The world’s awash in intentional misinformation, but an individual can get informed by credible sources. One is Snopes.com (“The definitive Internet reference source for researching urban legends, folklore, myths, rumors, and misinformation”), and the more specific Factcheck.org (“a nonpartisan, nonprofit “consumer advocate” for voters that aims to reduce the level of deception and confusion in U.S. politics”).

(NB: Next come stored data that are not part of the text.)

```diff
@@ -959,6 +961,7 @@
         const int64_t es = Bt->dtype == SG_F64 ? 16 : 8;
         b += 4 * (Bt->nnz + 512);
         b += 4 * (Bt->n_terms + 1) * (int64_t)(Bt->fold_log2 > 0 ? Bt->nv_pad : Bt->nt_pad);
+        if (Bt->fold_log2 > 0) b += 4 * (Bt->n_terms + 1);
         if (Bt->d_fwd) b += es * (Bt->nnz + 8);
         if (Bt->d_fwd_ptr) b += 8 * (Bt->n_right + 2);
         if (Bt->d_blk) b += (int64_t)Bt->blk_bytes * (Bt->n_right + 1);
```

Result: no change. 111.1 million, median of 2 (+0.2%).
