#if YG_TIME
  unsigned long long ytacc[8] = {0, 0, 0, 0, 0, 0, 0, 0};
#endif
  YG_T(y_begin)
  int fq = 0, fb = 0;
#define Y_DMA(SA, SB)                                                                            \
  {                                                                                              \
    const unsigned short* as_ = Ab + (size_t)fb * a.a_batch + (size_t)fq * KC;                   \
    const float* bs_ = Bb + (size_t)fb * a.b_batch + (size_t)fq * a.b_adv;                       \
    _Pragma("unroll") for (int j = 0; j < PPW_A; ++j)                                            \
      __builtin_amdgcn_global_load_lds((gbl_void_t*)(as_ + (size_t)(j >> 1) * a.as_plane + a_goff[j & 1]), \
                                       (lds_void_t*)((SA) + (wave + NW * j) * 512), 16, 0, 0);   \
    _Pragma("unroll") for (int j = 0; j < PPW_B; ++j)                                            \
      __builtin_amdgcn_global_load_lds((gbl_void_t*)(bs_ + b_goff[j]),                           \
                                       (lds_void_t*)((SB) + (wave + NW * j) * 256), 16, 0, 0);   \
    if (++fq == Q) { fq = 0; ++fb; }                                                             \
  }
#define Y_LOADA(SA, S, IH, AH, AM, AL)                                                           \
  _Pragma("unroll") for (int i = 0; i < 2; ++i) {                                                \
    const unsigned short* ap = (SA) + aoff[2 * (IH) + i] + (((S) ^ swa) * 8);                    \
    AH[i] = *(const u32x4*)(ap);                        \
    AM[i] = *(const u32x4*)(ap + 2 * BM * 2 * 8);         \
    AL[i] = *(const u32x4*)(ap + 2 * (2 * BM * 2 * 8)); \
  }
#define Y_MFMA(IH, AV, BV)                                                                       \
  _Pragma("unroll") for (int i = 0; i < 2; ++i)                                                  \
    _Pragma("unroll") for (int j = 0; j < 2; ++j)                                                \
      acc[2 * (IH) + i][j] = __builtin_amdgcn_mfma_f32_32x32x16_bf16(                            \
          __builtin_bit_cast(bf16x8, AV[i]), __builtin_bit_cast(bf16x8, BV[j]), acc[2 * (IH) + i][j], 0, 0, 0);
#define Y_SIX(IH, AH, AM, AL, BH, BM_, BL)                                                       \
  Y_MFMA(IH, AL, BH) Y_MFMA(IH, AH, BL) Y_MFMA(IH, AM, BM_) Y_MFMA(IH, AM, BH) Y_MFMA(IH, AH, BM_) Y_MFMA(IH, AH, BH)
#define Y_STEP(SA, SB, SAN, SBN)                                                                 \
  {                                                                                              \
    YG_T(ys0)                                                                                    \
    f32x4 xa[2][2];                                                                              \
    u32x4 pah[2], pam[2], pal[2], qah[2], qam[2], qal[2];                                        \
    u32x4 bh0[2], bm0[2], bl0[2], bh1[2], bm1[2], bl1[2];                                        \
    _Pragma("unroll") for (int j = 0; j < 2; ++j) {                                              \
      xa[j][0] = *(const f32x4*)((SB) + boff[j] + ((0 ^ swb) * 4)); \
      xa[j][1] = *(const f32x4*)((SB) + boff[j] + ((1 ^ swb) * 4)); \
    }                                                                                            \
    Y_LOADA(SA, 0, 0, pah, pam, pal)                                                             \
    _Pragma("unroll") for (int j = 0; j < 2; ++j) WS_SPLIT(xa[j][0], xa[j][1], bh0[j], bm0[j], bl0[j]) \
    _Pragma("unroll") for (int j = 0; j < 2; ++j) {                                              \
      xa[j][0] = *(const f32x4*)((SB) + boff[j] + ((2 ^ swb) * 4)); \
      xa[j][1] = *(const f32x4*)((SB) + boff[j] + ((3 ^ swb) * 4)); \
    }                                                                                            \
    YG_T(ys1)                                                                                    \
    Y_SIX(0, pah, pam, pal, bh0, bm0, bl0)                                                       \
    _Pragma("unroll") for (int j = 0; j < 2; ++j) WS_SPLIT(xa[j][0], xa[j][1], bh1[j], bm1[j], bl1[j]) \
    Y_LOADA(SA, 0, 1, qah, qam, qal)                                                             \
    Y_SIX(1, qah, qam, qal, bh0, bm0, bl0)                                                       \
    if (fb < nb) Y_DMA(SAN, SBN)       \
    Y_LOADA(SA, 1, 0, pah, pam, pal)                                                             \
    Y_SIX(0, pah, pam, pal, bh1, bm1, bl1)                                                       \
    Y_LOADA(SA, 1, 1, qah, qam, qal)                                                             \
    Y_SIX(1, qah, qam, qal, bh1, bm1, bl1)                                                       \
    __builtin_amdgcn_sched_group_barrier(0x100, 10, 0);              \
    __builtin_amdgcn_sched_group_barrier(0x002, 88, 0);                        \
    __builtin_amdgcn_sched_group_barrier(0x008, 1, 0);                                           \
    __builtin_amdgcn_sched_group_barrier(0x100, 4, 0);                         \
    __builtin_amdgcn_sched_group_barrier(0x008, 3, 0);                                           \
    _Pragma("unroll") for (int k = 0; k < 14; ++k) {         \
      __builtin_amdgcn_sched_group_barrier(0x008, 1, 0);                                         \
      __builtin_amdgcn_sched_group_barrier(0x002, 6, 0);                                         \
    }                                                                                            \
    __builtin_amdgcn_sched_group_barrier(0x002, 4, 0);                                           \
    _Pragma("unroll") for (int k = 0; k < 6; ++k) {           \
      __builtin_amdgcn_sched_group_barrier(0x008, 1, 0);                                         \
      __builtin_amdgcn_sched_group_barrier(0x100, 1, 0);                                         \
    }                                                                                            \
    _Pragma("unroll") for (int k = 0; k < 6; ++k) {          \
      __builtin_amdgcn_sched_group_barrier(0x008, 2, 0);                                         \
      __builtin_amdgcn_sched_group_barrier(0x100, 1, 0);                                         \
    }                                                                                            \
    __builtin_amdgcn_sched_group_barrier(0x008, 12, 0);                                          \
    _Pragma("unroll") for (int k = 0; k < 6; ++k) {          \
      __builtin_amdgcn_sched_group_barrier(0x008, 2, 0);                                         \
      __builtin_amdgcn_sched_group_barrier(0x100, 1, 0);                                         \
    }                                                                                            \
    __builtin_amdgcn_sched_group_barrier(0x008, 36, 0);                                          \
    __builtin_amdgcn_sched_barrier(0);                                                           \
    YG_T(ys2)                                                                                    \
    if (YG_TIME) __builtin_amdgcn_s_waitcnt(0x0F70);         \
    YG_T(ys2b)                                                                                   \
    __syncthreads();                                                                             \
    YG_T(ys3)                                                                                    \
    YG_TACC(0, ys1, ys0) YG_TACC(1, ys2, ys1) YG_TACC(2, ys3, ys2b) YG_TACC(4, ys2b, ys2)         \
  }

  Y_DMA(sa0, sb0)
  __syncthreads();
#pragma unroll 1
  for (int cb = 0; cb < nb; ++cb) {
    for (int qc = 0; qc < Q; qc += 2) {
      Y_STEP(sa0, sb0, sa1, sb1)
      if (qc + 1 < Q) Y_STEP(sa1, sb1, sa0, sb0)
    }
    YG_T(yc0)
    if (a.c_blk) {
      float* Cb = a.C + (size_t)(b_first + cb) * a.c_batch;
#pragma unroll
      for (int i = 0; i < 4; ++i)
#pragma unroll
        for (int j = 0; j < 2; ++j) {
          const int mb = (m0 + wm * 128 + i * 32) >> 5, tb = (n0 + wn * 64 + j * 32) >> 5;
          if (mb < a.c_mblk && tb < a.c_tblk) {
            float* blk = Cb + ((size_t)mb * a.c_tblk + tb) * 1024 + (half * 4 * 32 + l31) * 4;
#pragma unroll
            for (int g = 0; g < 4; ++g)
              { const f32x4 cv_ = f32x4{acc[i][j][4 * g], acc[i][j][4 * g + 1], acc[i][j][4 * g + 2], acc[i][j][4 * g + 3]};
                __builtin_nontemporal_store(cv_, (f32x4*)(blk + g * 128)); }
          }
#pragma unroll
          for (int r = 0; r < 16; ++r) acc[i][j][r] = 0.f;
        }
      YG_T(yc1)
      YG_TACC(3, yc1, yc0)
      continue;
    }
    int ldc = a.N;
    asm volatile("" : "+s"(ldc));
    float* Cb = a.C + (size_t)(b_first + cb) * a.M * ldc;
#pragma unroll
    for (int i = 0; i < 4; ++i)
#pragma unroll
      for (int r = 0; r < 16; ++r) {
        const int m = m0 + wm * 128 + i * 32 + (r & 3) + 8 * (r >> 2) + 4 * half;
#pragma unroll
        for (int j = 0; j < 2; ++j) {
          const int n = n0 + wn * 64 + j * 32 + l31;
          if (m < a.M && n < ldc) Cb[(size_t)m * ldc + n] = acc[i][j][r];
          acc[i][j][r] = 0.f;
        }
      }
  }
#if YG_TIME
  {
    const unsigned long long y_end = __builtin_readcyclecounter();
    ytacc[6] = y_end - y_begin;
    if (a.tbuf && lane == 0) {
      const size_t wg = (size_t)blockIdx.y * gridDim.x + blockIdx.x;
#pragma unroll
      for (int i = 0; i < 8; ++i) a.tbuf[(wg * NW + wave) * 8 + i] = ytacc[i];
    }
  }
#endif
#undef Y_STEP
#undef Y_SIX
#undef Y_MFMA
#undef Y_LOADA
#undef Y_DMA
}

static int wino_gemm_cfg() { return fcd_sw(FCD_SW_WINO_TILE); }

static int wino_gemm_xb(long long tiles, int batches, int splits, int q_stages) {
  const int forced = fcd_sw(FCD_SW_WINO_XB);
  if (forced > 0) return std::min(forced, batches);
  if (q_stages & 1) return 1;
  static const int cand[] = {36, 18, 12, 9, 6, 4, 3, 2};
  for (int xb : cand) {
    if (batches % xb) continue;
    if (tiles * (batches / xb) * splits >= 2048) return xb;
  }
  return 1;
}

static int wino_split() { return fcd_sw(FCD_SW_WINO_SPLIT); }
static int wino_split_state() { return wino_split(); }
extern "C" int fcd_conv_wino_split_set(int on) {
  const int old = wino_split();
  if (on >= 0) g_fcd_switch[FCD_SW_WINO_SPLIT] = on > 2 ? 1 : on;
  return old;
}

static int wino_xcd();
static int wino_xcd_mode(int tiles, int groups) {
  const int max_tiles = fcd_sw(FCD_SW_WINO_XCD2);
  if (!wino_xcd()) return 0;
  return (tiles <= max_tiles && groups >= 8) ? 2 : 1;
}

static void wino_gemm_launch(WinoGemmArgs ga, int batches, int splits, hipStream_t st) {
  int cfg = wino_gemm_cfg();
  if (ga.As && ga.M > 64 && wino_split()) {
    ga.batches = batches;
    if (splits > 1 || ga.bt || ga.a_adv) {
      ga.m_tiles = cdiv(ga.M, 128); ga.n_tiles = cdiv(ga.N, 128);
      ga.xb = 1;
      ga.xcd_remap = wino_xcd_mode(ga.m_tiles * ga.n_tiles, batches * splits) == 2 ? 2 : 0;
      const dim3 grid((unsigned)(ga.m_tiles * ga.n_tiles), (unsigned)batches, (unsigned)splits);
      if (ga.bt) hipLaunchKernelGGL((wino_gemm_split_kernel<2, 2, true>), grid, dim3(256), 0, st, ga);
      else hipLaunchKernelGGL((wino_gemm_split_kernel<2, 2>), grid, dim3(256), 0, st, ga);
      return;
    }
    if (fcd_sw(FCD_SW_WINO_RES) && ga.c_blk && ga.M <= 128 && ga.Kc <= 128 && (long long)cdiv(ga.N, 256) * batches >= 512) {
      ga.m_tiles = 1; ga.n_tiles = cdiv(ga.N, 256);
      ga.xb = 1;
      const int wgs = fcd_sw(FCD_SW_WINO_RES_WGS);
      const int chunks = std::max(1, std::min(ga.n_tiles, wgs / batches));
      hipLaunchKernelGGL(wino_gemm_split_res_kernel, dim3((unsigned)chunks, (unsigned)batches), dim3(512), 0, st, ga);
      return;
    }
    const int big = fcd_sw(FCD_SW_WINO_SPLIT_BIG);
    const bool force = big == 2 || wino_split() == 2;
    if (big && ga.M >= 256 && (force || (long long)cdiv(ga.M, 256) * cdiv(ga.N, 256) * batches >= 1024)) {
      ga.m_tiles = cdiv(ga.M, 256); ga.n_tiles = cdiv(ga.N, 256);
      ga.xb = wino_gemm_xb((long long)ga.m_tiles * ga.n_tiles * 2, batches, 1, ga.Kc / 32);
      ga.xcd_remap = wino_xcd_mode(ga.m_tiles * ga.n_tiles, cdiv(batches, ga.xb));
      const dim3 grid((unsigned)(ga.m_tiles * ga.n_tiles), (unsigned)cdiv(batches, ga.xb));
#if YG_TIME
      ga.tbuf = g_yg_tbuf;
#endif
      hipLaunchKernelGGL((wino_gemm_split256_kernel<0>), grid, dim3(512), 0, st, ga);
      return;
    }
    ga.m_tiles = cdiv(ga.M, 128); ga.n_tiles = cdiv(ga.N, 128);
    ga.xb = wino_gemm_xb((long long)ga.m_tiles * ga.n_tiles, batches, 1, ga.Kc / 32);
    ga.xcd_remap = wino_xcd_mode(ga.m_tiles * ga.n_tiles, cdiv(batches, ga.xb));
    hipLaunchKernelGGL((wino_gemm_split_kernel<2, 2>), dim3((unsigned)(ga.m_tiles * ga.n_tiles), (unsigned)cdiv(batches, ga.xb)),
                       dim3(256), 0, st, ga);
    return;
  }
  if (cfg == 2 && (ga.M < 256 || ga.N < 256)) cfg = 1;
  if (cfg == 1 && ga.M < 256) cfg = 0;
  ga.batches = batches;
#define WG_LAUNCH(WM_, WN_, BM_, BN_, THREADS_)                                                              \
  {                                                                                                          \
    ga.m_tiles = cdiv(ga.M, BM_); ga.n_tiles = cdiv(ga.N, BN_);                                              \
    ga.xb = splits > 1 ? 1 : wino_gemm_xb((long long)ga.m_tiles * ga.n_tiles, batches, splits, ga.Kc / 32);                               \
    hipLaunchKernelGGL((wino_gemm_kernel<WM_, WN_>),                                                         \
                       dim3((unsigned)(ga.m_tiles * ga.n_tiles), (unsigned)cdiv(batches, ga.xb), (unsigned)splits), \
                       dim3(THREADS_), 0, st, ga);                                                           \
  }
  if (ga.M <= 64) {
    WG_LAUNCH(1, 4, 64, 256, 256)
  } else if (cfg == 2) {
    WG_LAUNCH(4, 4, 256, 256, 1024)
  } else if (cfg == 1) {
    WG_LAUNCH(4, 2, 256, 128, 512)
  } else {
    WG_LAUNCH(2, 2, 128, 128, 256)
  }
#undef WG_LAUNCH
}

I recently used Snopes to verify that Mississippi State Senator Bradford Blackmon indeed introduced a “Contraception Begins at Erection Act.” Snopes said that’s true, but “it appears to be social commentary on reproductive rights more than anything” since Blackmon stated, “the vast majority of bills relating to contraception and/or abortion focus on the women’s role when men are fifty percent of the problem.” Factcheck offers a helpful checklist, “How to Spot Fake News”: consider the source, read beyond the headline, check the author and their supporting facts and the article’s date, determine if it’s a joke (a la the Borowitz Report), and check your own biases since “confirmation bias leads people to put more stock in information that confirms their beliefs and discount information that doesn’t.” As Robert McCloskey, author of the immortal “Make Way for Ducklings,” wrote “I know that you believe you understand what you think I said, but I’m not sure you realize that what you heard is not what I meant.”